→ WORK ORDER:
Search the records that follow and extract every line containing the string "unsigned".
EXTRACTED INFORMATION Block Start
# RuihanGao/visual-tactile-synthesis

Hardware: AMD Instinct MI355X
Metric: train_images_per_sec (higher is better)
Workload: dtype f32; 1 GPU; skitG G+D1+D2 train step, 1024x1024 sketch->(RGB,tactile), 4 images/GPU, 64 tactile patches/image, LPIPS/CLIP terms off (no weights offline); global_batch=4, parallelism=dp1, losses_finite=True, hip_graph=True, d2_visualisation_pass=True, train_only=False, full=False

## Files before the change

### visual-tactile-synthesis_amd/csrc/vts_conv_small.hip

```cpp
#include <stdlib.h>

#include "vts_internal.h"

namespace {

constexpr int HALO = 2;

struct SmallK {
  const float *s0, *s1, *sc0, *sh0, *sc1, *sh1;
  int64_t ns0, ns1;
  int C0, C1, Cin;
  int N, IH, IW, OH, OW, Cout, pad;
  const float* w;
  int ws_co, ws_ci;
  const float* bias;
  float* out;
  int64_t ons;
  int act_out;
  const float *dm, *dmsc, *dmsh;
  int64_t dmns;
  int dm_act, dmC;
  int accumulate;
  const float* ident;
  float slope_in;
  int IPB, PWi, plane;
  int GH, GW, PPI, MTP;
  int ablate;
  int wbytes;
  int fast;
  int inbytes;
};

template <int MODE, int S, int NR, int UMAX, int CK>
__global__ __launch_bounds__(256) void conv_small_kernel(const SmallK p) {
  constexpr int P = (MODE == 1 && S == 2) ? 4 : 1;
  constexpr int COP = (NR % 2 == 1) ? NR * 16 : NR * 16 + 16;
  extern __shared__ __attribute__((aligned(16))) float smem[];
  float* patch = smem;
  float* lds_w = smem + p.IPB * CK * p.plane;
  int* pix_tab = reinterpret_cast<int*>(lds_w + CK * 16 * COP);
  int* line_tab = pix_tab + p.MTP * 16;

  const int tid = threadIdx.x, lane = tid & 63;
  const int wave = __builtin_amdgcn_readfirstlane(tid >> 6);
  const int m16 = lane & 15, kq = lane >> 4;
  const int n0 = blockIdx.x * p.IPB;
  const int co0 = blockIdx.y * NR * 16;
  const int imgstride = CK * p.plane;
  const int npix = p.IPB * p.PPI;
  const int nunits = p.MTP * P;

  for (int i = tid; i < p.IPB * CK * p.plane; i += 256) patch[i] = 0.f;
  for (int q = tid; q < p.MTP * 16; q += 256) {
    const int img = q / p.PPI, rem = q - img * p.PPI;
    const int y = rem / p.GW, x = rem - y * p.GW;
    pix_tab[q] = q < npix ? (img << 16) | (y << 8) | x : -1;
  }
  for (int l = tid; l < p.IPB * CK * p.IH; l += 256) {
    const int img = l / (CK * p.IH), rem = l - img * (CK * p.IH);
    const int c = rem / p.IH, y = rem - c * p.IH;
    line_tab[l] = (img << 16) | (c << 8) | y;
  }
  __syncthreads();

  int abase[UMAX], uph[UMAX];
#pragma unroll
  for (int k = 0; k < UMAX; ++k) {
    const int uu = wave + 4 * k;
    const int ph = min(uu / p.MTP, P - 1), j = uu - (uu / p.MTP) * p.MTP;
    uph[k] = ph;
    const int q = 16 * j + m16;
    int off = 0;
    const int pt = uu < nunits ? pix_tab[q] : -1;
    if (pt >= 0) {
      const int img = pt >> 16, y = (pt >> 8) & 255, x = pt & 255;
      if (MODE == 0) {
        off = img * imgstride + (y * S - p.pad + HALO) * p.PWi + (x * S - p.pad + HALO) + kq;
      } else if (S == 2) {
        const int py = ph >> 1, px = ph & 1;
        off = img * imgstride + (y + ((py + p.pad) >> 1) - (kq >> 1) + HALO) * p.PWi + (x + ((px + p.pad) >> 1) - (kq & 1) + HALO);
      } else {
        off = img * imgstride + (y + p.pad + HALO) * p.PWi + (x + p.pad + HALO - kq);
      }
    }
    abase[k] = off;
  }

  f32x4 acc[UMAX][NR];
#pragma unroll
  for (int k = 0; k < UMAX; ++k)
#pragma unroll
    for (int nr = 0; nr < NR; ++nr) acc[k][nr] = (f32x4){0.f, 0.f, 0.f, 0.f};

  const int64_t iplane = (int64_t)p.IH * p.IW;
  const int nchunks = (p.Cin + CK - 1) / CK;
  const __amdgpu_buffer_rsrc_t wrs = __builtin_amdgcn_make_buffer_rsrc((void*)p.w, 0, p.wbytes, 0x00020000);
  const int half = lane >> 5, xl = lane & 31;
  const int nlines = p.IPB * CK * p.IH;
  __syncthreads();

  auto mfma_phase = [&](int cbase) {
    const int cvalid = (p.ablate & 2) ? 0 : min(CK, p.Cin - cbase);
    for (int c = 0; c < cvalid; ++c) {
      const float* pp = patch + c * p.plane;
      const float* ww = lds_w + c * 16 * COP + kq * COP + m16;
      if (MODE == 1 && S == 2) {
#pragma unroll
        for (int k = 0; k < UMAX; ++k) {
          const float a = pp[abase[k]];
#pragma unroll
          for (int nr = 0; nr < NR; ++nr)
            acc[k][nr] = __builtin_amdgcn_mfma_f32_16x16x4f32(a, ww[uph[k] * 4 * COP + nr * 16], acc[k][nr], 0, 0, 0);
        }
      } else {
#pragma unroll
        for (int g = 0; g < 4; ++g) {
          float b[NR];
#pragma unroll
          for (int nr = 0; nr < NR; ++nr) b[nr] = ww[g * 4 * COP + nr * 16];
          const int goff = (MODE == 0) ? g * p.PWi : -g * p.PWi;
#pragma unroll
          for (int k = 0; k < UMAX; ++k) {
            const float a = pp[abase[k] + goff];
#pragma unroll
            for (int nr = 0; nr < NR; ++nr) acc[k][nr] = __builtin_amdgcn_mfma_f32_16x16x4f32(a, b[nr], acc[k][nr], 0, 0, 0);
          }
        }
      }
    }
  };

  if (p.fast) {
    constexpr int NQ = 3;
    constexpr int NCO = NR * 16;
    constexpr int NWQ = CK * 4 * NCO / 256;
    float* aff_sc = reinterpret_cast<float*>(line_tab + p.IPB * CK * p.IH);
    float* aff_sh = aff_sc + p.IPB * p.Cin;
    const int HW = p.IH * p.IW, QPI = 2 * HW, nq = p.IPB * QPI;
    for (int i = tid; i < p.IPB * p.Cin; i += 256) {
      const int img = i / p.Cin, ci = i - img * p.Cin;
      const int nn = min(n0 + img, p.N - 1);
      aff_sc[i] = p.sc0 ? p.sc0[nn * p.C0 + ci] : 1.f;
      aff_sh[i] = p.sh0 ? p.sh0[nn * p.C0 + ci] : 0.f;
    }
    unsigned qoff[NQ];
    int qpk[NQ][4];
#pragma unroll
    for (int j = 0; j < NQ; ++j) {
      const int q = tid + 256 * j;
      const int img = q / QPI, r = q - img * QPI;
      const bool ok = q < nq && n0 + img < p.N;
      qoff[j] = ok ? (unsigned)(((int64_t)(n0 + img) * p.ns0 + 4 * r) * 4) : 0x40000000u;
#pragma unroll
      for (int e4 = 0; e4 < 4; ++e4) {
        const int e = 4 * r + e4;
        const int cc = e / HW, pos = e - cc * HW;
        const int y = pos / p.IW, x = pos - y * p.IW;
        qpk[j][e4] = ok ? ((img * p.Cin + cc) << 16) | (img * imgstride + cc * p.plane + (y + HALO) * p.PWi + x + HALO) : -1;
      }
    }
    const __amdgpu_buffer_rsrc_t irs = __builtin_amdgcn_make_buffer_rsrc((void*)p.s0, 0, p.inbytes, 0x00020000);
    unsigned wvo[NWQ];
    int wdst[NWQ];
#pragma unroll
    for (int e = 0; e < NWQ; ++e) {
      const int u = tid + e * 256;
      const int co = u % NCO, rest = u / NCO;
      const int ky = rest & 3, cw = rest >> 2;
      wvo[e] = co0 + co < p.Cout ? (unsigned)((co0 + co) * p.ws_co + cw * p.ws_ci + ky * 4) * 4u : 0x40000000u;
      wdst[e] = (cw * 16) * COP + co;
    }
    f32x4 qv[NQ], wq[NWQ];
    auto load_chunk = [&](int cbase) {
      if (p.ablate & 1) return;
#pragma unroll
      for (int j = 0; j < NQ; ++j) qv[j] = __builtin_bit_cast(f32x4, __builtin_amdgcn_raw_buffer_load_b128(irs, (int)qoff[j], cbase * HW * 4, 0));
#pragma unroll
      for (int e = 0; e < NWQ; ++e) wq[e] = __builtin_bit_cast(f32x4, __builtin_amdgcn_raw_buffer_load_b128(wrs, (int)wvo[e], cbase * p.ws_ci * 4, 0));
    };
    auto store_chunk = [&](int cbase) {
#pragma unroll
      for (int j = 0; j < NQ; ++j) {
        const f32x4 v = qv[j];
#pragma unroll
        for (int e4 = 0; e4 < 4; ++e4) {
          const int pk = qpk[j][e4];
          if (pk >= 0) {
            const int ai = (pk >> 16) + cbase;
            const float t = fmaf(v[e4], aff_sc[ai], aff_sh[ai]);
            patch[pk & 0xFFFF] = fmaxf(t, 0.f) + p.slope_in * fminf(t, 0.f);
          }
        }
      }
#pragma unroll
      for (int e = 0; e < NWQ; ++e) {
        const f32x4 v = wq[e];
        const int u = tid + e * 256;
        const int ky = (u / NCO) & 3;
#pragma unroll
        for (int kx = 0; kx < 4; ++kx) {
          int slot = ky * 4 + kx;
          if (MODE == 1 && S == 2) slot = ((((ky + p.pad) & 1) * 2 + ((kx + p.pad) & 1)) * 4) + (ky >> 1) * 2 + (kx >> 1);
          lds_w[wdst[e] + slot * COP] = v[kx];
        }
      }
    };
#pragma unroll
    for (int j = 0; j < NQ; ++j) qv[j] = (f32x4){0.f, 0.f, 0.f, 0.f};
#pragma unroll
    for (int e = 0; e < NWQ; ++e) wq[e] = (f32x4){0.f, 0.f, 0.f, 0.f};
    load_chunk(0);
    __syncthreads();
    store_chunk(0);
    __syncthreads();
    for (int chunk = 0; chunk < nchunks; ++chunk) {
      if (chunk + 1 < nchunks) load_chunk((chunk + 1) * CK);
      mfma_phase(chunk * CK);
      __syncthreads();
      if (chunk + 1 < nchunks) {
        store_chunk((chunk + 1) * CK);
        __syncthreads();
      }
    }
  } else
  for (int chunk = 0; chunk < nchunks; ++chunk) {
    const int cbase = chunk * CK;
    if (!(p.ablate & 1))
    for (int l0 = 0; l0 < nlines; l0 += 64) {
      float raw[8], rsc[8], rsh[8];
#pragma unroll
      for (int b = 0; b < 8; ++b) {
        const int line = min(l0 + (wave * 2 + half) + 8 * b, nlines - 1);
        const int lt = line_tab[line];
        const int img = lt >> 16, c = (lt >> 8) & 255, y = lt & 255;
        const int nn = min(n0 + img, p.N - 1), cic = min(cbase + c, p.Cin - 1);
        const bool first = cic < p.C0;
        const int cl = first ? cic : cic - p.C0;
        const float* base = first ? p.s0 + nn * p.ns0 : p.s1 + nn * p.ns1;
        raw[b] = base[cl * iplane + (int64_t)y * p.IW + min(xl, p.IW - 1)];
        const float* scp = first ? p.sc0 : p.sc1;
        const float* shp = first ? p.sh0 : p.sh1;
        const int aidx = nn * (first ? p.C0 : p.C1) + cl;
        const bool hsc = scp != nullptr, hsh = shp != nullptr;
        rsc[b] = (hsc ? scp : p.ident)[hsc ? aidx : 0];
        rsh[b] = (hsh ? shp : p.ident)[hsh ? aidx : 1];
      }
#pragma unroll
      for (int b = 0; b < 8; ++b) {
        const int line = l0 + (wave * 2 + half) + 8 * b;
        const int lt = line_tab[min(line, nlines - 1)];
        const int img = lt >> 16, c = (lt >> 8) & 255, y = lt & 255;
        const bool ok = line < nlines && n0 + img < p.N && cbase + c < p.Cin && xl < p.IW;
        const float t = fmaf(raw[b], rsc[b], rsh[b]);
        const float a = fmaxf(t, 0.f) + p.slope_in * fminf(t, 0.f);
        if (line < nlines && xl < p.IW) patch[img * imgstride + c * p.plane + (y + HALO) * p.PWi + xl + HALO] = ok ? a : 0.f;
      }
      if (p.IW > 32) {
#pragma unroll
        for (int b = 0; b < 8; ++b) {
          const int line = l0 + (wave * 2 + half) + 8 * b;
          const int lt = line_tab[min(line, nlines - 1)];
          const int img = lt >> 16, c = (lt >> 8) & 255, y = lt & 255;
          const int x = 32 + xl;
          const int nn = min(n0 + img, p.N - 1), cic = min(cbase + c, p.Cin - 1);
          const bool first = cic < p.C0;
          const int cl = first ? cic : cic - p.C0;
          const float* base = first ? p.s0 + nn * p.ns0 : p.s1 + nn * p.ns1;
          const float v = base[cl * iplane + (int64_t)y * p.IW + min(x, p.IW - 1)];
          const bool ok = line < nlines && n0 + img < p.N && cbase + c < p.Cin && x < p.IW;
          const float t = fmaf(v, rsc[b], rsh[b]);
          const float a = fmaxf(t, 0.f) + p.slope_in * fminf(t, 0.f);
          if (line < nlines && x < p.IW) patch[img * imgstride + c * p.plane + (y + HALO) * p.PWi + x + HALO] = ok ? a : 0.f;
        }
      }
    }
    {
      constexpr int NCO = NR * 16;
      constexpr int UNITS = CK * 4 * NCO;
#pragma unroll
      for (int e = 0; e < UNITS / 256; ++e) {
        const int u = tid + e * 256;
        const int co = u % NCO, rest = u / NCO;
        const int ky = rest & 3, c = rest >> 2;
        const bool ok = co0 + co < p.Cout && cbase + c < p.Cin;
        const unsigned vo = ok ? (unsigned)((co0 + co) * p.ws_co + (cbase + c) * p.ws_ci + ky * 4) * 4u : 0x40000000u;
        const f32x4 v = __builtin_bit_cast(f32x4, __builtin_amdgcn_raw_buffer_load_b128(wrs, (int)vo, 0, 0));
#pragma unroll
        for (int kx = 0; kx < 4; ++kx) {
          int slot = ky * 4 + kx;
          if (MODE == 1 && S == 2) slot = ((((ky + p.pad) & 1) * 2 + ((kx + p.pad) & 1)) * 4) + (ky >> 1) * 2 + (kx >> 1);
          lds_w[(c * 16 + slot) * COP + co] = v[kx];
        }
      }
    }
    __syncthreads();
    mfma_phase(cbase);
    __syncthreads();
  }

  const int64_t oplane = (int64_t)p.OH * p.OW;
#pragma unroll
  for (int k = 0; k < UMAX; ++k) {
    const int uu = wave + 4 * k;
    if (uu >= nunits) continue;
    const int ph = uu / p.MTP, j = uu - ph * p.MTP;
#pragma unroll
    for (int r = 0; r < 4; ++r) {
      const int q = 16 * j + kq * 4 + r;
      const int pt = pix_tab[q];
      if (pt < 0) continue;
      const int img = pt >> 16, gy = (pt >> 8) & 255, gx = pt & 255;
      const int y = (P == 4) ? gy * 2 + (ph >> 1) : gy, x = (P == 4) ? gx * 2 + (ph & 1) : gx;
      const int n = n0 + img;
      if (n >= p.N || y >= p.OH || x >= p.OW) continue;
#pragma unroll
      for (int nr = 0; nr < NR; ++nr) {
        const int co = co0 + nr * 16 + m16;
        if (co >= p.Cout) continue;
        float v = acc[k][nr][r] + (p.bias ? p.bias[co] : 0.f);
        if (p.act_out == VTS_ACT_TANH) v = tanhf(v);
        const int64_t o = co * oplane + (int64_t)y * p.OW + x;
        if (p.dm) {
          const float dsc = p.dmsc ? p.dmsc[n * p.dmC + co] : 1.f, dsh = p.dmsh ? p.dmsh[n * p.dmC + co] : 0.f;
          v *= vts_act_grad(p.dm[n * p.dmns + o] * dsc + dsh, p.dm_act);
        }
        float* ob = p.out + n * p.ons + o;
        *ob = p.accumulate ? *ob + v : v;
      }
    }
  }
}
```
EXTRACTED INFORMATION Block End
→ SOLUTION FOR THIS TASK:
    unsigned qoff[NQ];
      qoff[j] = ok ? (unsigned)(((int64_t)(n0 + img) * p.ns0 + 4 * r) * 4) : 0x40000000u;
    unsigned wvo[NWQ];
      wvo[e] = co0 + co < p.Cout ? (unsigned)((co0 + co) * p.ws_co + cw * p.ws_ci + ky * 4) * 4u : 0x40000000u;
        const unsigned vo = ok ? (unsigned)((co0 + co) * p.ws_co + (cbase + c) * p.ws_ci + ky * 4) * 4u : 0x40000000u;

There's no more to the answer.